# Frozen rodents



## Gandolf38 (May 16, 2011)

I am interested in buying frozen mice in bulk, well, bulk meaning at least 50. I normally get them from my local pet store, but am wanting to have more handy and also get a better price. Can anyone recommend a good supplier--I've heard of problems with some, so I'm not sure who to start with. I have a second tegu now, also, so need more food. 

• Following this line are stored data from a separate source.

# Kiripiro/leaffliction

Hardware: AMD Instinct MI355X
Metric: 224x224 images/sec train (higher is better)
Workload: dtype f32; 1 GPU; leaf_cnn base train step (configs[1]: img 224, batch 256/GPU, fp32, 8 classes, AdamW+clipnorm+EMA, in-model augmentation); per_gpu_batch=256, global_batch=256, img_size=224, parallelism=dp1

## Files before the change

### include/leafhip.h

```cpp
#ifndef LEAFHIP_H
#define LEAFHIP_H

#include <stddef.h>
#include <stdint.h>

#ifdef __cplusplus
extern "C" {
#endif

#define LF_OK 0
#define LF_ERR_INVALID (-1)
#define LF_ERR_LAUNCH (-2)
#define LF_ERR_WORKSPACE (-3)

#define LF_VERSION 100

typedef void* lf_stream_t;

int lf_version(void);
const char* lf_last_error(void);

int lf_copy_rows(void* dst, size_t dst_pitch, const void* src, size_t src_pitch, size_t width, size_t rows, int to_host,
                 lf_stream_t stream);

// ... 296 lines not shown
                        int accumulate, int mask, int* out);
int lf_conv2d_wgrad_bf16_plan(int n, int cin, int h, int w, int cout, int ksize, int* out);

long long lf_conv2d_stats_tiles(int n, int cin, int h, int w, int cout, int ksize);
int lf_conv2d_stats_f32(const float* x, const float* w, float* y, int n, int cin, int h, int wd,
                        int cout, int ksize, const float* in_scale, const float* in_shift,
                        int in_relu, const float* pivot, float* tile_part, size_t tile_part_bytes,
                        lf_stream_t stream, const float* wino_u);

int lf_conv2d_bnbwd_f32(const float* x, const float* w, float* y, int n, int cin, int h, int wd,
                        int cout, int ksize, int accumulate, const float* mask_y,
                        const float* mask_scale, const float* mask_shift, int mask_relu,
                        float* tile_part, size_t tile_part_bytes, lf_stream_t stream, const float* wino_u);

int lf_conv2d_dgrad_weights_f32(const float* w, float* wt, int cin, int ksize, int cout,
                                lf_stream_t stream);

int lf_conv2d_takes_wino_filters(int cin, int h, int wd, int cout, int ksize);
int lf_conv2d_wino_filters_f32(const float* w, float* u, int cin, int cout, int dgrad, lf_stream_t stream);

size_t lf_conv2d_wgrad_workspace(int n, int cin, int h, int wd, int cout, int ksize);
int lf_conv2d_wgrad_f32(const float* x, const float* dy, int n, int cin, int h, int wd, int cout,
                        int ksize, const float* in_scale, const float* in_shift, int in_relu,
                        void* workspace, size_t ws_bytes, lf_stream_t stream);
int lf_conv2d_wgrad_reduce_f32(void* workspace, float* dw, int n, int cin, int h, int wd,
                               int cout, int ksize, float beta, lf_stream_t stream);
int lf_conv2d_wgrad_bn_supported(int n, int cin, int h, int w, int cout, int ksize);
int lf_conv2d_wgrad_bn_f32(const float* x, const float* g, const float* bn_y,
                           const float* alpha_nc, const float* add_nc, const float* coef,
                           int bn_relu, float* dy_out, int n, int cin, int h, int w, int cout,
                           int ksize, const float* in_scale, const float* in_shift, int in_relu,
                           void* workspace, size_t ws_bytes, lf_stream_t stream);

int lf_dwconv3x3_f32(const float* x, const float* w, float* y, int n, int c, int h, int wd,
                     const float* in_scale, const float* in_shift, int in_relu, lf_stream_t stream);
size_t lf_dwconv3x3_bwd_workspace(int n, int c, int h, int wd);
int lf_dwconv3x3_bwd_f32(const float* x, const float* w, const float* dy, float* dx, int accumulate, float* dw,
                         int n, int c, int h, int wd, const float* in_scale, const float* in_shift, int in_relu,
                         void* workspace, size_t ws_bytes, lf_stream_t stream);

int lf_head_distill_fwd_f32(const float* feat, const float* w, const float* b, const float* ytrue,
                            const float* tprobs, float temperature, float alpha, float* probs, float* soft,
                            float* loss, float* kd, int n, int f, int c, lf_stream_t stream);
int lf_head_distill_bwd_f32(const float* feat, const float* w, const float* probs, const float* ytrue,
                            const float* soft, float temperature, float alpha, float* dlogits, float* dfeat,
                            float* dw, float* db, int n, int f, int c, float inv_n, lf_stream_t stream);

int lf_input_stage_f32(const uint8_t* in, float* out, int n, int h, int w, const float* aug4,
                       const float* mean3, const float* denom3, float* means_ws,
                       lf_stream_t stream);

int lf_scale_shift_act_f32(const float* x, float* out, int n, int c, int hw, const float* scale,
                           const float* shift, int relu, lf_stream_t stream);
size_t lf_bn_workspace(int c);
int lf_bn_train_stats_f32(const float* y, int n, int c, int hw, const float* gamma,
                          const float* beta, float* moving_mean, float* moving_var, float momentum,
                          float eps, float* mean, float* invstd, float* scale, float* shift,
                          void* workspace, size_t ws_bytes, lf_stream_t stream);
int lf_bn_train_stats_tiles_f32(const float* tile_part, long long tiles, int n, int c, int hw,
                                const float* gamma, const float* beta, float* moving_mean,
                                float* moving_var, float momentum, float eps, float* mean,
                                float* invstd, float* scale, float* shift, void* workspace,
                                size_t ws_bytes, lf_stream_t stream);
int lf_bn_infer_scale_shift_f32(int c, const float* gamma, const float* beta,
                                const float* moving_mean, const float* moving_var, float eps,
                                float* scale, float* shift, lf_stream_t stream);
// ... 60 lines not shown
```

### leaffliction_amd/_lib.py

```python
from __future__ import annotations

import ctypes as C
import os
from pathlib import Path
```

Oh, a second question: I'm interested in how other people defrost and prepare their frozen rodents. It always seems like such a chore to me, and I looking for easier ways to do it.


----------



## reptastic (May 16, 2011)

I KNOW RODENTPRO HAS EXCELLENT PRICES FOR THEIR RODENTS BUT THEIR SHIPPING IS PRETTY EXPENSIVE JUST AS BIGCHEESE, I BUY IN BULK FROM A LOCAL STORE AND JUST FREEZE THEM, AS FOR DEFROSTING I JUST TAKE THEM OUT EARLY IN THE MORNING AND PLACE THEM IN A CUP OF HOT WATER, BY THE TIME FEEDING COMES AROUND THEY ARE FULLY DEFROSTED AND STILL A LITTLE WARM


----------



## turtlepunk (May 16, 2011)

go to a reptile show! there are usually frozen rodent suppliers there with big freezers full of them! I usually stock up at reptile shows myself! plus they're pretty cheap! but if you cant wait until then you can check the "feeders" section of kingsnake.com or fauna classifieds, maybe there is someone local to your area who is selling them. If theres no luck there, rodent pro is the way to go. (although shipping always sucks)


----------



## herpgirl2510 (May 16, 2011)

I would like to but in bulk but the shipping is so high. I put my frozen rodent in a cup or bowl filled with hot water. I do dump the cool water once and refill it with hot water.


----------



## WildlifeLover429 (May 16, 2011)

reptastic said:


> I KNOW RODENTPRO HAS EXCELLENT PRICES FOR THEIR RODENTS BUT THEIR SHIPPING IS PRETTY EXPENSIVE JUST AS BIGCHEESE, I BUY IN BULK FROM A LOCAL STORE AND JUST FREEZE THEM, AS FOR DEFROSTING I JUST TAKE THEM OUT EARLY IN THE MORNING AND PLACE THEM IN A CUP OF HOT WATER, BY THE TIME FEEDING COMES AROUND THEY ARE FULLY DEFROSTED AND STILL A LITTLE WARM



are you saying you buy live rodents from the pet store and freeze them? then defrost as needed? Do you find this cheaper?


----------



## Bubblz Calhoun (May 16, 2011)

_I use Rodent Pro as well,... when you average it out compared to other companies,.. they are still cheaper. With most companies the shipping is a little less but their products costs more. 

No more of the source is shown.